Establishing primary health care


  • Maintaining public health
  • Sustaining primary health
  • Maintaining basic health
  • Building basic health infrastructure systems
  • Strengthening primary health care systems to meet basic health needs
  • Providing primary health care
  • Improving primary health care
  • Developing basic health care
  • Acquiring basic health care
  • Ensuring access to basic health care

Description

The need is for an effective primary health care and maternal health care system accessible to all. The necessary education, curative services and referrals must be provided in order to maintain good health in a target population. Primary health care systems that are practical, community-based, scientifically sound, socially acceptable and appropriate to needs and meet basic health needs of clean water, safe food and sanitation should be developed and strengthened.

Context

It is assumed that health care includes sanitation, nutrition and care of the environment in which people live. Thus, primary health care often involves volunteer community health workers as well as health professionals.
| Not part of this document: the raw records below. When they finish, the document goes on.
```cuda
int ln_rows_any(const float* y, const float* ln_w, const float* ln_b, void* out, int out_dtype, int64_t rows, int C,
                float eps, cudaStream_t s) {
  return out_dtype == DGTD_BF16 ? ln_rows_launch(y, ln_w, ln_b, (__nv_bfloat16*)out, rows, C, eps, s)
                                : ln_rows_launch(y, ln_w, ln_b, (float*)out, rows, C, eps, s);
}

}
```

Baseline: 5347.

## Pin channel chunk per persistent CTA and pack channel pairs in dwconv7

```diff
diff --git a/depth-guided-texture-diffusion-for-image-semantic-segmentation_b200/csrc/common.cuh b/depth-guided-texture-diffusion-for-image-semantic-segmentation_b200/csrc/common.cuh
--- a/depth-guided-texture-diffusion-for-image-semantic-segmentation_b200/csrc/common.cuh
+++ b/depth-guided-texture-diffusion-for-image-semantic-segmentation_b200/csrc/common.cuh
@@ -68,6 +68,10 @@
 
 __device__ __forceinline__ void store1(float* p, float v) { *p = v; }
 __device__ __forceinline__ void store1(__nv_bfloat16* p, float v) { *p = __float2bfloat16_rn(v); }
+__device__ __forceinline__ void store2(float* p, float a, float b) { *reinterpret_cast<float2*>(p) = make_float2(a, b); }
+__device__ __forceinline__ void store2(__nv_bfloat16* p, float a, float b) {
+  *reinterpret_cast<__nv_bfloat162*>(p) = __floats2bfloat162_rn(a, b);
+}
 __device__ __forceinline__ void store4(float* p, float a, float b, float c, float d) {
   *reinterpret_cast<float4*>(p) = make_float4(a, b, c, d);
 }
diff --git a/depth-guided-texture-diffusion-for-image-semantic-segmentation_b200/csrc/dwconv_tma.cu b/depth-guided-texture-diffusion-for-image-semantic-segmentation_b200/csrc/dwconv_tma.cu
--- a/depth-guided-texture-diffusion-for-image-semantic-segmentation_b200/csrc/dwconv_tma.cu
+++ b/depth-guided-texture-diffusion-for-image-semantic-segmentation_b200/csrc/dwconv_tma.cu
@@ -6,145 +6,27 @@
 int sm_count();
 static inline int sm_count_dw() { return sm_count(); }
 
-template <int SY, int SX, bool ADD, typename OT = float>
-__global__ void __launch_bounds__(SY * SX * 32, 2)
-dwconv7_tma_kernel(const __grid_constant__ CUtensorMap tmX, const float* __restrict__ wT,
-                   const float* __restrict__ bias, const float* __restrict__ add, OT* __restrict__ y, int h,
-                   int w, int C, int tiles_x, int tiles_y) {
-  constexpr int TH = 4 * SY, TW = 8 * SX, PH = TH + 6, PW = TW + 6, NCH = 4;
+template <int SY, int SX>
+constexpr int dw_ctas_per_sm() { return 2 * 2 * (4 * SY + 6) * (8 * SX + 6) * 128 <= 227 * 1024 ? 2 : 1; }
+
+template <int SY, int SX, bool ADD, typename OT>
+__global__ void __launch_bounds__(SY * SX * 32, dw_ctas_per_sm<SY, SX>())
+dwconv7_tma_persist_kernel(const __grid_constant__ CUtensorMap tmX, const float* __restrict__ wT,
+                           const float* __restrict__ bias, const float* __restrict__ add, OT* __restrict__ y, int h,
+                           int w, int C, int tiles_x, int tiles_y, int num_items) {
+  constexpr int TH = 4 * SY, TW = 8 * SX, PH = TH + 6, PW = TW + 6;
   constexpr int TILE_FLOATS = PH * PW * 32;
   constexpr uint32_t TILE_BYTES = TILE_FLOATS * 4;
   extern __shared__ __align__(128) float xs[];
   __shared__ uint64_t bar[2];
 
-  int bid = blockIdx.x;
-  const int cgs = C >> 7;
-  const int cg = bid % cgs; bid /= cgs;
-  const int tx = bid % tiles_x; bid /= tiles_x;
-  const int ty = bid % tiles_y;
-  const int b = bid / tiles_y;
   const int warp = threadIdx.x >> 5, lane = threadIdx.x & 31;
   const int sy = warp / SX, sx = warp - sy * SX;
-  const int x0 = tx * TW, y0 = ty * TH;
-
-  if (threadIdx.x == 0) {
-    bw::prefetch_tmap(&tmX);
-    bw::mbar_init(&bar[0], 1);
-    bw::mbar_init(&bar[1], 1);
-    bw::fence_mbar_init();
-  }
-  __syncthreads();
-  if (threadIdx.x == 0) {
-    bw::mbar_arrive_expect_tx(&bar[0], TILE_BYTES);
-    bw::tma_load_4d(&tmX, &bar[0], xs, cg * 128, x0 - 3, y0 - 3, b);
-  }
-
-#pragma unroll 1
-  for (int i = 0; i < NCH; ++i) {
-    const int c = cg * 128 + i * 32 + lane;
-    if (threadIdx.x == 0 && i + 1 < NCH) {
-      bw::fence_proxy_async_smem();
-      bw::mbar_arrive_expect_tx(&bar[(i + 1) & 1], TILE_BYTES);
-      bw::tma_load_4d(&tmX, &bar[(i + 1) & 1], xs + ((i + 1) & 1) * TILE_FLOATS, cg * 128 + (i + 1) * 32, x0 - 3,
-                      y0 - 3, b);
-    }
-    uint64_t w2[49];
-#pragma unroll
-    for (int k = 0; k < 49; ++k) {
-      const float t = __ldg(wT + (int64_t)k * C + c);
-      w2[k] = pk2(t, t);
-    }
-    const float bc = bias ? __ldg(bias + c) : 0.f;
-    uint64_t acc[2][8];
-#pragma unroll
-    for (int q = 0; q < 2; ++q)
-#pragma unroll
-      for (int j = 0; j < 8; ++j) acc[q][j] = pk2(bc, bc);
-
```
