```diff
+            load_slots(E, slot_next);
+            __builtin_amdgcn_fence(__ATOMIC_SEQ_CST, "wavefront");
+            __builtin_amdgcn_wave_barrier();
+#pragma unroll
+            for (int i = 0; i < NR; ++i) xs[wave][i * QPL + lq < T * E ? i * QPL + lq : T * E - 1][lane % KP] = xv[i];
+            __builtin_amdgcn_fence(__ATOMIC_SEQ_CST, "wavefront");
+            __builtin_amdgcn_wave_barrier();
+            more = false;
+#pragma unroll
+            for (int t = 0; t < T; ++t) {
+#pragma unroll
+                for (int u = 0; u < E; ++u) {
+                    const int q = t * E + u;
+                    if (pos[t] + u >= hi[t]) continue;
+                    const float *xr = xs[wave][q];
+#pragma unroll
+                    for (int p = 0; p < NP; ++p) {
+                        f2 gfx[K];
+#pragma unroll
+                        for (int k = 0; k < K; ++k) {
+                            f2 a = f2{0.f, 0.f};
+#pragma unroll
+                            for (int m = 0; m < M; ++m) a = a + g[q][p][m] * w[k][p][m];
+                            gfx[k] = a;
+                        }
+                        f2 a = xr[0] * gfx[0];
+#pragma unroll
+                        for (int k = 1; k < K; ++k) a = a + xr[k] * gfx[k];
+                        acc[t][p] = acc[t][p] + a;
+                    }
+                }
+                pos[t] += E;
+                more = more || pos[t] < hi[t];
+            }
+#pragma unroll
+            for (int i = 0; i < NR; ++i) slot[i] = slot_next[i];
+        }
+#pragma unroll
+        for (int t = 0; t < T; ++t) {
+            if (sb + t >= s1) break;
+            float *dst = grad_fts + static_cast<size_t>(sb + t) * c1 + cf0;
+            if constexpr (VEC) {
+                if (live[0]) {
+                    if constexpr (NP == 2) *reinterpret_cast<f4 *>(dst) = f4{acc[t][0].x, acc[t][0].y, acc[t][1].x, acc[t][1].y};
+                    else *reinterpret_cast<f2 *>(dst) = acc[t][0];
+                }
+            } else {
+#pragma unroll
+                for (int p = 0; p < NP; ++p) {
+                    if (live[2 * p]) dst[2 * p] = acc[t][p].x;
+                    if (live[2 * p + 1]) dst[2 * p + 1] = acc[t][p].y;
+                }
+            }
+        }
     }
 }
 
@@ -968,6 +1080,29 @@
     return xdw_forward(rows, k, c0 + c1, c0, m, x, f_delta, fts, idx, n_src, rows_per_cloud, wd, out, as_stream(stream));
 }
 
+static bool xdw_fts_direct(long long rows, int n_src, int rows_per_cloud, int k, int c1, int m)
+{
+    if (static_cast<long long>(rows_per_cloud) * k >= 8ll * n_src) return true;
+    const long long staged = rows * k * c1 * static_cast<long long>(sizeof(float));
+    return staged <= (8ll << 20) || (m <= 2 && staged >= (80ll << 20));
+}
+
+static int xdw_table_grad(long long src_rows, int n_src, int rows_per_cloud, int k, int c, int c0, int m, const float *x, const float *wd,
+                          const float *grad_out, const int *offsets, const int *entries, float *grad_fts, hipStream_t st)
+{
+    const int c1 = c - c0, cpl = 2 * xc_fts_pairs(m);
+    dim3 grid;
+    int rpb;
+    xdw_grid(src_rows, c1, grid, rpb, 8, 64 * cpl);
+    const bool vec = c1 % cpl == 0 && ((reinterpret_cast<uintptr_t>(grad_out) | reinterpret_cast<uintptr_t>(grad_fts)) & 15) == 0;
+#define HF_XDW_FTS_V(KK, MM, V) hipLaunchKernelGGL((xconv_dw_bwd_fts_kernel<KK, MM, V>), grid, dim3(kXcThreads), 0, st, src_rows, n_src, static_cast<long long>(rows_per_cloud), c, c0, rpb, x, wd, grad_out, offsets, entries, grad_fts);
+#define HF_XDW_FTS(KK, MM) if (vec) { HF_XDW_FTS_V(KK, MM, true) } else { HF_XDW_FTS_V(KK, MM, false) }
+    HF_XDW_DISPATCH(HF_XDW_FTS)
+#undef HF_XDW_FTS
+#undef HF_XDW_FTS_V
+    return launch_status();
+}
+
 static size_t xdw_gathered_bytes(int b, int rows_per_cloud, int k, int c1)
 {
     return (sizeof(float) * static_cast<size_t>(b) * rows_per_cloud * k * c1 + 255) & ~static_cast<size_t>(255);
@@ -995,27 +1130,23 @@
     if (grad_fts && (!offsets || !entries)) return HF_EINVAL;
     if (workspace && workspace_bytes < hf_xconv_depthwise_gather_grad_workspace(b, rows_per_cloud, k, c0, c1, m)) return HF_EWORKSPACE;
     hipStream_t st = as_stream(stream);
-    const long long rows = static_cast<long long>(b) * rows_per_cloud;
+    const long long rows = static_cast<long long>(b) * rows_per_cloud, src_rows = static_cast<long long>(b) * n_src;
     const int c = c0 + c1;
-    float *gathered = (grad_fts && workspace) ? static_cast<float *>(workspace) : nullptr;
+    const bool want_fts = grad_fts && src_rows > 0 && rows > 0;
+    bool direct = want_fts && (!workspace || xdw_fts_direct(rows, n_src, rows_per_cloud, k, c1, m));
+    if (want_fts && workspace && HF_DIAG_INT("HF_XDW_FTS_ROUTE", 0) != 0) direct = HF_DIAG_INT("HF_XDW_FTS_ROUTE", 0) == 2;
+    float *gathered = (want_fts && !direct) ? static_cast<float *>(workspace) : nullptr;
     float *wd_partial = workspace ? reinterpret_cast<float *>(static_cast<unsigned char *>(workspace) + xdw_gathered_bytes(b, rows_per_cloud, k, c1)) : nullptr;
+    if (grad_fts && src_rows > 0 && rows == 0) {
+        const int rc = hip_status(hipMemsetAsync(grad_fts, 0, sizeof(float) * static_cast<size_t>(src_rows) * c1, st));
+        if (rc != HF_OK) return rc;
+    }
     if (grad_x || grad_f_delta || grad_wd || gathered) {
         const int rc = xdw_backward(rows, k, c, c0, m, x, f_delta, fts, idx, n_src, rows_per_cloud, wd, grad_out, grad_x, grad_f_delta, gathered,
                                     grad_wd, st, wd_partial);
         if (rc != HF_OK) return rc;
     }
-    if (grad_fts) {
-        const long long src_rows = static_cast<long long>(b) * n_src;
-        if (src_rows == 0) return HF_OK;
-        if (rows == 0) return hip_status(hipMemsetAsync(grad_fts, 0, sizeof(float) * static_cast<size_t>(src_rows) * c1, st));
-        if (gathered) return hf_group_point_grad_gather(b, n_src, c1, rows_per_cloud, k, c1, 0, gathered, offsets, entries, grad_fts, stream);
-        dim3 grid;
-        int rpb;
-        xdw_grid(src_rows, c1, grid, rpb);
-#define HF_XDW_FTS(KK, MM) hipLaunchKernelGGL((xconv_dw_bwd_fts_kernel<KK, MM>), grid, dim3(kXcThreads), 0, st, src_rows, n_src, static_cast<long long>(rows_per_cloud), c, c0, rpb, x, wd, grad_out, offsets, entries, grad_fts);
-        HF_XDW_DISPATCH(HF_XDW_FTS)
-#undef HF_XDW_FTS
-        return launch_status();
-    }
+    if (gathered) return hf_group_point_grad_gather(b, n_src, c1, rows_per_cloud, k, c1, 0, gathered, offsets, entries, grad_fts, stream);
+    if (direct) return xdw_table_grad(src_rows, n_src, rows_per_cloud, k, c, c0, m, x, wd, grad_out, offsets, entries, grad_fts, st);
     return HF_OK;
 }
```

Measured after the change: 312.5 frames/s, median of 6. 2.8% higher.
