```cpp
__device__ __forceinline__ f32x4 mfma16_x6(const uint4& a1, const uint4& a2, const uint4& a3, const Split8& b, f32x4 c) {
    c = __builtin_amdgcn_mfma_f32_16x16x32_bf16(__builtin_bit_cast(bf16x8, a3), __builtin_bit_cast(bf16x8, b.p1), c, 0, 0, 0);
    c = __builtin_amdgcn_mfma_f32_16x16x32_bf16(__builtin_bit_cast(bf16x8, a1), __builtin_bit_cast(bf16x8, b.p3), c, 0, 0, 0);
    c = __builtin_amdgcn_mfma_f32_16x16x32_bf16(__builtin_bit_cast(bf16x8, a2), __builtin_bit_cast(bf16x8, b.p2), c, 0, 0, 0);
    c = __builtin_amdgcn_mfma_f32_16x16x32_bf16(__builtin_bit_cast(bf16x8, a2), __builtin_bit_cast(bf16x8, b.p1), c, 0, 0, 0);
    c = __builtin_amdgcn_mfma_f32_16x16x32_bf16(__builtin_bit_cast(bf16x8, a1), __builtin_bit_cast(bf16x8, b.p2), c, 0, 0, 0);
    c = __builtin_amdgcn_mfma_f32_16x16x32_bf16(__builtin_bit_cast(bf16x8, a1), __builtin_bit_cast(bf16x8, b.p1), c, 0, 0, 0);
    return c;
}
struct T16Idx { int row, loc, dp0, nd, det; };
__device__ __forceinline__ T16Idx t16_idx(const FwdTiles& tl, int R, int t, int n) {
    T16Idx x;
    const int li = min(16 * t + n, R - 1);
    x.row = tl.t_row[li];
    x.loc = tl.t_loc[li];
    typedef int i32x2u __attribute__((ext_vector_type(2), aligned(4)));
    const i32x2u dp = *reinterpret_cast<const i32x2u*>(tl.t_dptr + t);
    x.dp0 = dp[0];
    x.nd = dp[1] - dp[0];
    x.det = 0;
    return x;
}
__device__ __forceinline__ int t16_det(const FwdTiles& tl, const T16Idx& x, int lane) {
    return tl.t_dets[x.dp0 + min(lane, max(x.nd - 1, 0))];
}
__device__ __forceinline__ void nt_store4(float* p, const f32x4& v) {
    __builtin_nontemporal_store(v, reinterpret_cast<f32x4*>(p));
}

template <int H, int WPB>
__global__ __launch_bounds__(WPB * 64) void k_gru_fwd_split_t16(GruFwdArgs a, FwdTiles tl) {
    extern __shared__ float lds[];
    constexpr int H3 = 3 * H, NKS = H / 32, CW = H / 32;
    uint16_t* sW = reinterpret_cast<uint16_t*>(lds);
    constexpr int PLANE = H3 * 8;
    for (int i = threadIdx.x; i < H * H3 / 4; i += WPB * 64) {
        const int k = i / (H3 / 4), j0 = (i % (H3 / 4)) * 4;
        const float4 w = *reinterpret_cast<const float4*>(a.whh_t + (size_t)k * H3 + j0);
        const float wv[4] = {w.x, w.y, w.z, w.w};
        const int kgp = k / (8 * NKS), sp = (k / 8) % NKS, jp = k & 7;
#pragma unroll
        for (int e = 0; e < 4; ++e) {
            uint16_t q1, q2, q3;
            split1(wv[e], q1, q2, q3);
            const int o = ((sp * 4 + kgp) * H3 + j0 + e) * 8 + jp;
            sW[o] = q1;
            sW[NKS * 4 * PLANE + o] = q2;
            sW[2 * NKS * 4 * PLANE + o] = q3;
        }
    }
    float* area_base = reinterpret_cast<float*>(sW + 3 * NKS * 4 * PLANE);
    int* next_item = reinterpret_cast<int*>(area_base + WPB * T16_AREA);
    float* sBias = reinterpret_cast<float*>(next_item + 4);
    for (int i = threadIdx.x; i < H; i += WPB * 64) {
        sBias[i] = a.b_ih[i] + a.b_hh[i];
        sBias[H + i] = a.b_ih[H + i] + a.b_hh[H + i];
        sBias[2 * H + i] = a.b_ih[2 * H + i];
        sBias[3 * H + i] = a.b_hh[2 * H + i];
        sBias[4 * H + i] = a.logit_part ? a.w_head[i] : 0.f;
    }
    if (threadIdx.x == 0) *next_item = 0;
    __syncthreads();
    const int wave = threadIdx.x >> 6, lane = threadIdx.x & 63;
    const int n = lane & 15, kg = lane >> 4;
    const int items_total = tl.T * CW;
    const int per_block = (items_total + gridDim.x - 1) / gridDim.x;
    const int item_lo = blockIdx.x * per_block;
    const int item_hi = min(items_total, item_lo + per_block);
    auto claim = [&]() {
        int v = 0;
        if (lane == 0) v = atomicAdd(next_item, 1);
        return __builtin_amdgcn_readfirstlane(v) + item_lo;
    };
    int item = claim();
    if (item >= item_hi) return;
    int nitem = claim();
    const int last_t = (item_hi - 1) / CW;
    int t = item / CW, cw0 = (item % CW) * 32;
    int nt = nitem < item_hi ? nitem / CW : last_t;
    T16Idx ix = t16_idx(tl, a.R, t, n);
    T16Idx nix = t16_idx(tl, a.R, nt, n);
    ix.det = t16_det(tl, ix, lane);
    float* stg = area_base + wave * T16_AREA;
    const uint32_t area = lds_addr_g(stg);
    auto stage_p = [&](const T16Idx& x, int c0) {
        if (x.nd <= T16_CAP) tiled_stage_p<H>(a, TiledIdx{x.row, x.loc, x.det, x.nd}, c0, lane, area);
    };
    stage_p(ix, cw0);
    float4 raw[2 * NKS];
    {
        const float4* xr = reinterpret_cast<const float4*>(a.h + (size_t)ix.row * a.ld_h + 8 * NKS * kg);
#pragma unroll
        for (int i = 0; i < 2 * NKS; ++i) raw[i] = xr[i];
    }
    f32x4 hp4[2];
#pragma unroll
    for (int ct = 0; ct < 2; ++ct)
        hp4[ct] = *reinterpret_cast<const f32x4*>(a.h + (size_t)ix.row * a.ld_h + cw0 + 16 * ct + 4 * kg);
    const int nst = __builtin_amdgcn_readfirstlane(2 + (a.gates ? 8 : 0) + (a.logit_part ? 1 : 0));
    bool first = true;
    const bool lo = n < 8;
    const int colw = 16 * (n >> 3) + 4 * kg;
    for (;;) {
        const bool nvalid = nitem < item_hi;
        const int ncw0 = (nitem % CW) * 32;
        const int row = ix.row;
        const bool live = 16 * t + n < a.R;
        const bool staged = ix.nd <= T16_CAP;
        Split8 b[NKS];
#pragma unroll
        for (int s_ = 0; s_ < NKS; ++s_) b[s_] = split8(raw[2 * s_], raw[2 * s_ + 1]);
        {
            const float4* xr = reinterpret_cast<const float4*>(a.h + (size_t)nix.row * a.ld_h + 8 * NKS * kg);
#pragma unroll
            for (int i = 0; i < 2 * NKS; ++i) raw[i] = xr[i];
        }
        nix.det = t16_det(tl, nix, lane);
        const int n2item = claim();
        const int n2t = n2item < item_hi ? n2item / CW : last_t;
        const T16Idx n2ix = t16_idx(tl, a.R, n2t, n);
        __builtin_amdgcn_sched_barrier(0);
        f32x4 acc[3][2];
#pragma unroll
        for (int g = 0; g < 3; ++g)
#pragma unroll
            for (int ct = 0; ct < 2; ++ct)
#pragma unroll
                for (int i = 0; i < 4; ++i) acc[g][ct][i] = 0.f;
        {
            const uint16_t* wp0 = sW + (kg * H3 + cw0 + n) * 8;
#pragma unroll
            for (int s_ = 0; s_ < NKS; ++s_)
#pragma unroll
                for (int g = 0; g < 3; ++g)
#pragma unroll
                    for (int ct = 0; ct < 2; ++ct) {
                        const uint16_t* wp = wp0 + s_ * 4 * PLANE + (g * H + 16 * ct) * 8;
                        const uint4 w1 = *reinterpret_cast<const uint4*>(wp);
                        const uint4 w2 = *reinterpret_cast<const uint4*>(wp + NKS * 4 * PLANE);
                        const uint4 w3 = *reinterpret_cast<const uint4*>(wp + 2 * NKS * 4 * PLANE);
                        acc[g][ct] = mfma16_x6(w1, w2, w3, b[s_], acc[g][ct]);
                    }
        }
        if (first) {
            asm volatile("s_waitcnt vmcnt(0)" ::: "memory");
        } else if constexpr (NKS == 2) {
// ... 474 lines not shown
```

Measured before the change: 745.6 million graph-edges/s.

This strategy features in the framework of Agenda 21 as formulated at UNCED (Rio de Janeiro, 1992), now coordinated by the United Nations Commission on Sustainable Development and implemented through national and local authorities. Agenda 21 recommends promotion of primary health and environmental care at the local level, including training for local communities in appropriate water management and sanitation techniques and primary health care.

Implementation

The conference "Health for All by the Year 2000", held by WHO and UNICEF at Alma-Ata in 1978, launched today's primary health care movement.

Claim

  1. Viewing specific health problems in their social context allows more accurate diagnosis and the likelihood of more effective treatment, especially when the community at large is involved in developing and maintaining the programme.

Counter claim

  1. The primary health approach to health care requires extensive involvement by the bureaucracies funding it in the lives and issues of small, local neighbourhoods and communities.

  2. Because of the universal weakness of the linkage between central bureaucracies and local service units, many efforts at primary health care fail.